* WHAT THIS TASK INVOLVES *
Find the lines of the material below that include the string "roff", then copy each one.

* DATA SHOWN *
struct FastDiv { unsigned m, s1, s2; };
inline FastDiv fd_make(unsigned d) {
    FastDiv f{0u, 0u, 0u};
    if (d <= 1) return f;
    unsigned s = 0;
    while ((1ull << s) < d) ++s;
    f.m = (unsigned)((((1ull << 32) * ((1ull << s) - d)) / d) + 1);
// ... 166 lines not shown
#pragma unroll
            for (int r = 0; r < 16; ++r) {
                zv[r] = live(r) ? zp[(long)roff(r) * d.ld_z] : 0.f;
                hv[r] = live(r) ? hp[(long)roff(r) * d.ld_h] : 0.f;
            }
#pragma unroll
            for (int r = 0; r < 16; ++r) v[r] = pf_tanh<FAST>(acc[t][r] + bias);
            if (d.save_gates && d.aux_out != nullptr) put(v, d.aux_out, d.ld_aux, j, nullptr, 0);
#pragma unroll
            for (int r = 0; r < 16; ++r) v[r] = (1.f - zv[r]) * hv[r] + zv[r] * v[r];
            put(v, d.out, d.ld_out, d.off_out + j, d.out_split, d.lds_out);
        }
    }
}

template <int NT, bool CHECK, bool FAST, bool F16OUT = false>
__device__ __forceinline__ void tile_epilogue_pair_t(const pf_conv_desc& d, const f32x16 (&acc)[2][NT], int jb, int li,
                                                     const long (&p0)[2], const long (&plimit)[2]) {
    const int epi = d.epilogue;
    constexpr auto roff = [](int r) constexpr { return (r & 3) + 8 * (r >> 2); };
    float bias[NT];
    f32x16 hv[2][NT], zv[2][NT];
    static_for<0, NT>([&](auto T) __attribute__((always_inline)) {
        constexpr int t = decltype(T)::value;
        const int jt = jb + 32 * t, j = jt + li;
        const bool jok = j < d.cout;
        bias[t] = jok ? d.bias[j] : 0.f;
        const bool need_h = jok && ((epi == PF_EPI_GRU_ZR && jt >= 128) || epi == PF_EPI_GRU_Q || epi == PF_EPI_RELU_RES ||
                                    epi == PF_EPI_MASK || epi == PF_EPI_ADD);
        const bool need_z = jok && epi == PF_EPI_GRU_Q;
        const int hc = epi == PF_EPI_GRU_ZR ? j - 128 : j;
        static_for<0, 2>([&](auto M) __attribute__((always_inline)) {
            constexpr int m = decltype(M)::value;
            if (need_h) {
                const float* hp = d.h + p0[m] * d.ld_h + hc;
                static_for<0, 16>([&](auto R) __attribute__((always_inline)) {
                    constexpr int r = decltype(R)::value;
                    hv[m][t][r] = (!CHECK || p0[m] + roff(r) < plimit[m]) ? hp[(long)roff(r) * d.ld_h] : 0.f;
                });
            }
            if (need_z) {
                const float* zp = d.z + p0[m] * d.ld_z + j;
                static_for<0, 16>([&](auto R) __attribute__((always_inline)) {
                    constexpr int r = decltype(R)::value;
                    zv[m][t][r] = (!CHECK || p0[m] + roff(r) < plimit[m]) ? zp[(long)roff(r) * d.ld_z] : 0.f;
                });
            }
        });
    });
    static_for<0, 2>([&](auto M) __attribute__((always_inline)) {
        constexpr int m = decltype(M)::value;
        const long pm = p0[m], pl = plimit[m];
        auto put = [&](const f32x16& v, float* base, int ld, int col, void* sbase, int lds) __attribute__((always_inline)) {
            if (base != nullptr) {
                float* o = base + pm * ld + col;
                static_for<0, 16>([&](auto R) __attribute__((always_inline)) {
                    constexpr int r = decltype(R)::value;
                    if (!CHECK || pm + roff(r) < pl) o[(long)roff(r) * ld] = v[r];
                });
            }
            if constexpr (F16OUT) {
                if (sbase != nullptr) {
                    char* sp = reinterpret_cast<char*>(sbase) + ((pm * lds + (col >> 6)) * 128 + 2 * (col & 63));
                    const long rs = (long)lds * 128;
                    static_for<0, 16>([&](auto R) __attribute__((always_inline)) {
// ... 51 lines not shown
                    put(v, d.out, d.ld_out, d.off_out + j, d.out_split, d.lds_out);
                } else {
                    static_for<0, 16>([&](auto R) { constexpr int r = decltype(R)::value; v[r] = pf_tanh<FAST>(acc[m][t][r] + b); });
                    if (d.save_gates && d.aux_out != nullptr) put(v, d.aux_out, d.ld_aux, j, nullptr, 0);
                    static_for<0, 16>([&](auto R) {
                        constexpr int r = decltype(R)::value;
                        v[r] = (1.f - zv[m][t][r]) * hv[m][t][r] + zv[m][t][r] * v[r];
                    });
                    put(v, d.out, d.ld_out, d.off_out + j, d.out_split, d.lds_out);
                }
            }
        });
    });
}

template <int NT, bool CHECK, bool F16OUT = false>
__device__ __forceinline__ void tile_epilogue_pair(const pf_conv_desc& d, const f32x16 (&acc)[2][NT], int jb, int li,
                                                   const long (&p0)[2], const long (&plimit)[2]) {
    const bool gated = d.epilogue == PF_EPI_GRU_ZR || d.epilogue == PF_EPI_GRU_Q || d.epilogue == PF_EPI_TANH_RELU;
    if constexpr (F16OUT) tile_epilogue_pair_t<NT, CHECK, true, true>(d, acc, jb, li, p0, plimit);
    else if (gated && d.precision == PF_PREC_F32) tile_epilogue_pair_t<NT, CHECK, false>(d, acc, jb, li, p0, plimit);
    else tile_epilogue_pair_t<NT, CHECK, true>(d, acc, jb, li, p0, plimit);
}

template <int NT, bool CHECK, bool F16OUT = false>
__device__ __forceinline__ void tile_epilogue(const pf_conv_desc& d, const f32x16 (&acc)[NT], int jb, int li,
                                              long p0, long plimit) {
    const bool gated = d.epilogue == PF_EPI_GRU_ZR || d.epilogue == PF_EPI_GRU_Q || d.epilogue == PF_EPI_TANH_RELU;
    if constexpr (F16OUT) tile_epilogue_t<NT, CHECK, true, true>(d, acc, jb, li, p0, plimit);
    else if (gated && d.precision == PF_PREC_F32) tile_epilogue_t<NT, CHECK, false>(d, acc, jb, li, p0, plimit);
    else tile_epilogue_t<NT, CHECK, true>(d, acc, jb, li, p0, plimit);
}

==

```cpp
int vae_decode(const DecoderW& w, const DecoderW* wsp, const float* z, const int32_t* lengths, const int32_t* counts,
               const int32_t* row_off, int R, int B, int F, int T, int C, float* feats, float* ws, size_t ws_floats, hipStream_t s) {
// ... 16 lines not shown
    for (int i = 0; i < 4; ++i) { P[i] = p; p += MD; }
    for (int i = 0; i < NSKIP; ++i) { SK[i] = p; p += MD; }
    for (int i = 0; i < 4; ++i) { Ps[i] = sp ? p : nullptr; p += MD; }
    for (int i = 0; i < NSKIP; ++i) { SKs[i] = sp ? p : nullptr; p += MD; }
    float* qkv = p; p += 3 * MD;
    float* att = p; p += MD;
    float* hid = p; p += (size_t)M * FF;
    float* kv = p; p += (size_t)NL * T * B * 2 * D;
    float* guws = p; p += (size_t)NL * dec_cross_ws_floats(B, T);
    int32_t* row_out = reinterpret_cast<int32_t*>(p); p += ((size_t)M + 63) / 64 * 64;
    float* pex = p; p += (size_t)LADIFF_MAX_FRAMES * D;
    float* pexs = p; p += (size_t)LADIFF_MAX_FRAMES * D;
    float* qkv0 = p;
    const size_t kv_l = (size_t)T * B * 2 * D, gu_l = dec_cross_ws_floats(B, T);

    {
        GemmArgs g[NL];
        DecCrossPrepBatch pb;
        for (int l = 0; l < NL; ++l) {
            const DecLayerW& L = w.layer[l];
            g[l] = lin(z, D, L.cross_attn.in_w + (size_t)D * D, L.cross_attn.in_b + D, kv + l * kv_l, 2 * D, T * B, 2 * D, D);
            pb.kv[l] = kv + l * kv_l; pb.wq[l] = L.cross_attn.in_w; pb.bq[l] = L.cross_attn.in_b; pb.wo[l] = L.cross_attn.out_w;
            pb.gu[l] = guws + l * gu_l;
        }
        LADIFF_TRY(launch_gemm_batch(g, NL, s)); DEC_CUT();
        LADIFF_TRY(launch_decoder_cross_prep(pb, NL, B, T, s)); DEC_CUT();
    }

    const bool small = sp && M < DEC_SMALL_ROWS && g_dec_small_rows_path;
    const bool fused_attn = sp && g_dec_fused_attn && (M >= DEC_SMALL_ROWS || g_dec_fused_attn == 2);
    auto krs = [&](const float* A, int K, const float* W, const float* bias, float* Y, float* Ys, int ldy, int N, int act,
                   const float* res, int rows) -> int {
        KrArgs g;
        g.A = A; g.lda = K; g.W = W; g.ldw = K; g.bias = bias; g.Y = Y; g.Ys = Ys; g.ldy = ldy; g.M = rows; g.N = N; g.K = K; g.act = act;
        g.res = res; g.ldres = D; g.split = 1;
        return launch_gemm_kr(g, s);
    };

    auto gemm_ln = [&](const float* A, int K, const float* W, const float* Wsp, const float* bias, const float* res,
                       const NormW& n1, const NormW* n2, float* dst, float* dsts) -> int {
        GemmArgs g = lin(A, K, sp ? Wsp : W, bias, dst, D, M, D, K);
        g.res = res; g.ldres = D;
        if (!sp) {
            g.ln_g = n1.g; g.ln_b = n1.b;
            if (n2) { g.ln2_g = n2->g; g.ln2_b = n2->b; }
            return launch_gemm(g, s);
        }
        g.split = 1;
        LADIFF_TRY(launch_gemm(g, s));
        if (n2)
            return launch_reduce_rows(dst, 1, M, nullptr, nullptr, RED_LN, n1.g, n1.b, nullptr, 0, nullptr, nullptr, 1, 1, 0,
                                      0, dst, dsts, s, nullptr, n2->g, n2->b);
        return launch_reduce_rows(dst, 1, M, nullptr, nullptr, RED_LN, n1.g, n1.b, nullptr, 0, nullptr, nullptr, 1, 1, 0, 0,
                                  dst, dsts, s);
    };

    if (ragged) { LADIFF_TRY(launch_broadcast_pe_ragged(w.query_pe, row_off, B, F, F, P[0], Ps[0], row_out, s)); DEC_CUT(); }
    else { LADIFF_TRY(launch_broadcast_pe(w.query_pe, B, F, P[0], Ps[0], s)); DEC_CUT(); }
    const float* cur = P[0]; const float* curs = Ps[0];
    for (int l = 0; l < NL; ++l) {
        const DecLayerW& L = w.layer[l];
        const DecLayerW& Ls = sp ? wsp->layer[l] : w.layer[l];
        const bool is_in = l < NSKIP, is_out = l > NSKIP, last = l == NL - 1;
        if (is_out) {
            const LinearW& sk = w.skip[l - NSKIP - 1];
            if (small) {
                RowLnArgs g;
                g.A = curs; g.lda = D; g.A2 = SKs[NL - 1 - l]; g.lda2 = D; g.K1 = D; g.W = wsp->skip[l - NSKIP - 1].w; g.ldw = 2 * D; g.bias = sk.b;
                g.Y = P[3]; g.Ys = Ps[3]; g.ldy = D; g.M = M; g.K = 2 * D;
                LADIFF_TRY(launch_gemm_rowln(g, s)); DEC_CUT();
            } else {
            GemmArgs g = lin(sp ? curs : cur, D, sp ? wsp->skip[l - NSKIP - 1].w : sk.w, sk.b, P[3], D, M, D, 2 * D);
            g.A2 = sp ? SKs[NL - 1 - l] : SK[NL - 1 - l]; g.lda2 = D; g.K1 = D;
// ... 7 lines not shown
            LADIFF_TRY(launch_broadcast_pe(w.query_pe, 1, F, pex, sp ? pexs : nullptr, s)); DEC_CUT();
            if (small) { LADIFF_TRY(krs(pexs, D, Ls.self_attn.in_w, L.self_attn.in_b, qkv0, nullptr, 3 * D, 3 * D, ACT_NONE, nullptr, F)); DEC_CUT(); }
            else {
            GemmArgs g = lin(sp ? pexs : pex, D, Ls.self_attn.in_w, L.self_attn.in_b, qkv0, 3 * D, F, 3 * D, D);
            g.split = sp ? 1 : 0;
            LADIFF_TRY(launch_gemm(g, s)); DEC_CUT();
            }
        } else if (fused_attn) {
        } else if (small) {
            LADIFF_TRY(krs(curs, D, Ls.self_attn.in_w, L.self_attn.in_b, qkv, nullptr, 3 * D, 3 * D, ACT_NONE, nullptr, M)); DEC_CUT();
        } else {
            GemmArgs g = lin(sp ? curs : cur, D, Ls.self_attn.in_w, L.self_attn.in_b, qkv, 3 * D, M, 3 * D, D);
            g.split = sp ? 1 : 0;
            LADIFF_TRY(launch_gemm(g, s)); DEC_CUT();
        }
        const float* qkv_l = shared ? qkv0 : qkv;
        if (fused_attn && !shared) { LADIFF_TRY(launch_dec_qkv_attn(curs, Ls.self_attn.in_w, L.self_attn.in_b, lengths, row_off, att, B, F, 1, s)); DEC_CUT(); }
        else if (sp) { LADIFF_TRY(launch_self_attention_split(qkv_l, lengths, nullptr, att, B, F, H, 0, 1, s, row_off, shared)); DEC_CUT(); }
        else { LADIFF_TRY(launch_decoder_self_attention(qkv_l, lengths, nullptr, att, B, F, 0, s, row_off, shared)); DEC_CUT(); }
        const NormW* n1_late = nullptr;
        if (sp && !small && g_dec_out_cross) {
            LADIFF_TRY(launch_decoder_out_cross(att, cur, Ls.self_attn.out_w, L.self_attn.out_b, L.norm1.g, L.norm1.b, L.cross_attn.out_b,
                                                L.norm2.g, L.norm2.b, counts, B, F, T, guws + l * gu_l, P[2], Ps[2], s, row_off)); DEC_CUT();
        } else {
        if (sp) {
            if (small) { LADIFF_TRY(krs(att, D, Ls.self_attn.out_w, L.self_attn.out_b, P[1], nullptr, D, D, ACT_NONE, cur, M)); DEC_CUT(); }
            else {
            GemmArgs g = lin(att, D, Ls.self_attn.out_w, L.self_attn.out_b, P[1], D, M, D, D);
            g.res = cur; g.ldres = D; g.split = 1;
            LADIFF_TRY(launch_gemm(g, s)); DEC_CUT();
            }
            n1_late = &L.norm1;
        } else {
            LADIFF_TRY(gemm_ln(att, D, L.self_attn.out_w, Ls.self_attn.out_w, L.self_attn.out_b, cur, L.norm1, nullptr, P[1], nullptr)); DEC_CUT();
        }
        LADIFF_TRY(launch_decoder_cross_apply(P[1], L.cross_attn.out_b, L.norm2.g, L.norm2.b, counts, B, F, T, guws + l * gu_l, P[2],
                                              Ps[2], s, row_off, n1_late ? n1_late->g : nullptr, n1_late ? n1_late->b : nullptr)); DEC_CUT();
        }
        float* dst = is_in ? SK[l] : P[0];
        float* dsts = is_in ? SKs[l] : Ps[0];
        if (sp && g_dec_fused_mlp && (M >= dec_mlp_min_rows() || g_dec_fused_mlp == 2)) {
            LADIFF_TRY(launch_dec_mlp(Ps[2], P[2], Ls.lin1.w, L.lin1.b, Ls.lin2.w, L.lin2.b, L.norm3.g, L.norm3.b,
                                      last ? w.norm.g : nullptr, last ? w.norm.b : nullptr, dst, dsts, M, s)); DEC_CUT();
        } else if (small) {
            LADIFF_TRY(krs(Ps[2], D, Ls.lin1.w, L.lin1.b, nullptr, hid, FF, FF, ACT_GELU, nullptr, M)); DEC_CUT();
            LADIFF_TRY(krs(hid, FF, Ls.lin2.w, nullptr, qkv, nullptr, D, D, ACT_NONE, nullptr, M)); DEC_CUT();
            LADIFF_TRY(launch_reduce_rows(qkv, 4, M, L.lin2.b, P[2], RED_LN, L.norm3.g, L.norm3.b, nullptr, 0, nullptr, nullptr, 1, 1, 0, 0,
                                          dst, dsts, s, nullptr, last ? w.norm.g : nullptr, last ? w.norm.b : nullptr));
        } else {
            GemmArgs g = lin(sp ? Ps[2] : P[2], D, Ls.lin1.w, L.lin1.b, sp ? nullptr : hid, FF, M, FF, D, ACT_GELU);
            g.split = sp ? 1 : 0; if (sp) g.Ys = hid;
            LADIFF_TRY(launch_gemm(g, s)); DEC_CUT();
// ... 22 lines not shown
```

* * *

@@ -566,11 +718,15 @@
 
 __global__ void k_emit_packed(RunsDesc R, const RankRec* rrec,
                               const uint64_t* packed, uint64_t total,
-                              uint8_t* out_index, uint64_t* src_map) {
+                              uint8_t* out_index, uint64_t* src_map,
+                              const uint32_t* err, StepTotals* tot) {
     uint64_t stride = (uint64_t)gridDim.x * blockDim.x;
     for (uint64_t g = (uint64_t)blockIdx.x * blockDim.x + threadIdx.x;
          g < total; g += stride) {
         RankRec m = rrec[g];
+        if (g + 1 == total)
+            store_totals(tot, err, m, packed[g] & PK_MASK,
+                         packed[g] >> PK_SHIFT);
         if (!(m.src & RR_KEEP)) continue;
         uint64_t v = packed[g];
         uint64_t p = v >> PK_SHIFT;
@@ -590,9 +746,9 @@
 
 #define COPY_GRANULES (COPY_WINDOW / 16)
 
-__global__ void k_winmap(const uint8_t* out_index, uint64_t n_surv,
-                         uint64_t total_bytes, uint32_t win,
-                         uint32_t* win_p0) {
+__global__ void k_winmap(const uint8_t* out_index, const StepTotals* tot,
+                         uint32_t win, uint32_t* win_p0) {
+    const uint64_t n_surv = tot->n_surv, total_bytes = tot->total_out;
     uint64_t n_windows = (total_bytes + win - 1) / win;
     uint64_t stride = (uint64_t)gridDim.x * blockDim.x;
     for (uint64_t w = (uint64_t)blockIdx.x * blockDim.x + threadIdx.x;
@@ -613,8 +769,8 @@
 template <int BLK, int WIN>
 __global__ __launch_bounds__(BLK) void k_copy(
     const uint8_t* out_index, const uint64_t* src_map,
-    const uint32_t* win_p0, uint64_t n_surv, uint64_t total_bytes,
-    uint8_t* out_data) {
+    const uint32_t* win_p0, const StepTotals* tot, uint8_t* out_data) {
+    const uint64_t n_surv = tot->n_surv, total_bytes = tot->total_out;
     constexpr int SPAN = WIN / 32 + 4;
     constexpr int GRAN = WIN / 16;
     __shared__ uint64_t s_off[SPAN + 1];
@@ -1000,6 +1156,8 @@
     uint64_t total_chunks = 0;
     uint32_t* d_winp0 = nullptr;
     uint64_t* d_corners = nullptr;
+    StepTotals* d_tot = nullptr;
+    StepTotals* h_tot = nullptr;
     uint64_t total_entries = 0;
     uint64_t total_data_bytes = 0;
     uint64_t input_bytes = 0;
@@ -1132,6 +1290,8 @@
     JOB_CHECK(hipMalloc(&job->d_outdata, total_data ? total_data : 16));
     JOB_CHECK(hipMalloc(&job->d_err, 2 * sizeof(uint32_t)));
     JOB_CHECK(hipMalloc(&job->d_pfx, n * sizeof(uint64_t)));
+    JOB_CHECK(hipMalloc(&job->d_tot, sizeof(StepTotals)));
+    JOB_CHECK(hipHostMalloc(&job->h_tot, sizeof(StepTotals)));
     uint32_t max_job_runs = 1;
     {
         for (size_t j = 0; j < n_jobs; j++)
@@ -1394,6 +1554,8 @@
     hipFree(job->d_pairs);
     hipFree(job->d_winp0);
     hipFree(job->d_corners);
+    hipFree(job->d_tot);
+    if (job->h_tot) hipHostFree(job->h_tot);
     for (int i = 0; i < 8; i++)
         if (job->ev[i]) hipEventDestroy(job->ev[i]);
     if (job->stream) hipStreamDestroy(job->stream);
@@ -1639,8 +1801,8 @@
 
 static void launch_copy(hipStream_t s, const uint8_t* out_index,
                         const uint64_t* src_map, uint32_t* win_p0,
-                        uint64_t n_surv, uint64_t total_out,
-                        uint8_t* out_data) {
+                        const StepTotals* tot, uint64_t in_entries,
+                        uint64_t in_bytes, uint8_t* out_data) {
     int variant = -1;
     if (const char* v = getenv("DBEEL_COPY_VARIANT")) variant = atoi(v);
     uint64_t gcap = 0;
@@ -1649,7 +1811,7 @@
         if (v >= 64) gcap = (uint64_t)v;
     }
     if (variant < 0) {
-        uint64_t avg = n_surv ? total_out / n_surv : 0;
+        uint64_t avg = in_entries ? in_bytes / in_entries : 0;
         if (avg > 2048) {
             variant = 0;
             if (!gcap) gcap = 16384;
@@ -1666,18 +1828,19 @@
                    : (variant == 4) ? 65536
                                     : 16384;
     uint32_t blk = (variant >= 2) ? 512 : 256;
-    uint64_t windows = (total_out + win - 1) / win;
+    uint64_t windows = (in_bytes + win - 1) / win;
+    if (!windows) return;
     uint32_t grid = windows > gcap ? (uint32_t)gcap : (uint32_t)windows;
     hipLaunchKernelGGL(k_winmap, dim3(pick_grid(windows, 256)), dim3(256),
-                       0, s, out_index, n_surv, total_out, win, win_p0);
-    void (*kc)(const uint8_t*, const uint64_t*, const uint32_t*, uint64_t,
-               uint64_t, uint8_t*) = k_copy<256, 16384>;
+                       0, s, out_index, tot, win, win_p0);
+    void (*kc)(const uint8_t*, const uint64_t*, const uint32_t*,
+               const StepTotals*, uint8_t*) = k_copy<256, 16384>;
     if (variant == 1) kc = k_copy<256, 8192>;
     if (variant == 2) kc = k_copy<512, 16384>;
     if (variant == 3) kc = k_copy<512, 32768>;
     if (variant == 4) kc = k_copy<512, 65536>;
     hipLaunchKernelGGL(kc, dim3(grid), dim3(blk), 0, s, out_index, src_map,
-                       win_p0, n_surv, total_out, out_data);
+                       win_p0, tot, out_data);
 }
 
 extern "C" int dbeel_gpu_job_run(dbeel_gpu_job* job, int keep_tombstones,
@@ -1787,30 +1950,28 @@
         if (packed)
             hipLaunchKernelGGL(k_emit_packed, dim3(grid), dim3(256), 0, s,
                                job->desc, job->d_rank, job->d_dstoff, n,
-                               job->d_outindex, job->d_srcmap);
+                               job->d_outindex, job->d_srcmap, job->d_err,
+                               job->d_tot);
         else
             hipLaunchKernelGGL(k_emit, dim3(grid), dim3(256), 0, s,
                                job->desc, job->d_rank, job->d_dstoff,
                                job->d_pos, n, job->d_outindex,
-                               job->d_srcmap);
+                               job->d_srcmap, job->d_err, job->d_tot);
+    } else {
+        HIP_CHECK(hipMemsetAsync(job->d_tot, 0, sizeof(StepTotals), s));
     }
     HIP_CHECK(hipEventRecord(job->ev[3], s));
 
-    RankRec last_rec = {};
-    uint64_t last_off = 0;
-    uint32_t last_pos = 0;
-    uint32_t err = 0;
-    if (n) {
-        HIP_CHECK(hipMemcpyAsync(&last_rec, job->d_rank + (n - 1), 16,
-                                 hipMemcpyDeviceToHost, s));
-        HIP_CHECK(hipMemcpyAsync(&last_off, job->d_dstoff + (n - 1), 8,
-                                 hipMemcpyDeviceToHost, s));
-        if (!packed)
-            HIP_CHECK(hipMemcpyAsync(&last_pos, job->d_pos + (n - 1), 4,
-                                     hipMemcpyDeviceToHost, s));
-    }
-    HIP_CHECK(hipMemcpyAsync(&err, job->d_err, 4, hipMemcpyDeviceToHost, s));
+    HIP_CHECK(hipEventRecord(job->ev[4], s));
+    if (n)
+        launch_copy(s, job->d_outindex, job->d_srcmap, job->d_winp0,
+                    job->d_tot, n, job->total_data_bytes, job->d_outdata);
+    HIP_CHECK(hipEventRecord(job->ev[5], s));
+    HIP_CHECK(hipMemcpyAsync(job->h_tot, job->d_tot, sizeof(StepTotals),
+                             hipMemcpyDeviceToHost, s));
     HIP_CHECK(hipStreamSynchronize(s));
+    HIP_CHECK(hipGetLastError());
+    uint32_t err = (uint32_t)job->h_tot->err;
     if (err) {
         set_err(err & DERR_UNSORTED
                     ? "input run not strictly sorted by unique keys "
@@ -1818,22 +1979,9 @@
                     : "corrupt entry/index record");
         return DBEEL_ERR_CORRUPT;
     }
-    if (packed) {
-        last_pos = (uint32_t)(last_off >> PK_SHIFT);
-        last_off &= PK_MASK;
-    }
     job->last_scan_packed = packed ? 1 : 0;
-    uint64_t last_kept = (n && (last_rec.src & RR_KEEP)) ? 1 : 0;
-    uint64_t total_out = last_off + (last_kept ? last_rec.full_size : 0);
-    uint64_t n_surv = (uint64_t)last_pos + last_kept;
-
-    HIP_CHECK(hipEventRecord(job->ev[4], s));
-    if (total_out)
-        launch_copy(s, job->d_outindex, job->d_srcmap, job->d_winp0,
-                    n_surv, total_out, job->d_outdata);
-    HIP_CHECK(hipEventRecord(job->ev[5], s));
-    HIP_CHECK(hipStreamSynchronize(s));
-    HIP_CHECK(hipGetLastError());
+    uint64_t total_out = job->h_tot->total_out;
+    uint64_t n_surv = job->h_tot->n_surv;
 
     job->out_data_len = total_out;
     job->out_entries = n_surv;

* ANSWER AREA *
                zv[r] = live(r) ? zp[(long)roff(r) * d.ld_z] : 0.f;
                hv[r] = live(r) ? hp[(long)roff(r) * d.ld_h] : 0.f;
    constexpr auto roff = [](int r) constexpr { return (r & 3) + 8 * (r >> 2); };
                    hv[m][t][r] = (!CHECK || p0[m] + roff(r) < plimit[m]) ? hp[(long)roff(r) * d.ld_h] : 0.f;
                    zv[m][t][r] = (!CHECK || p0[m] + roff(r) < plimit[m]) ? zp[(long)roff(r) * d.ld_z] : 0.f;
                    if (!CHECK || pm + roff(r) < pl) o[(long)roff(r) * ld] = v[r];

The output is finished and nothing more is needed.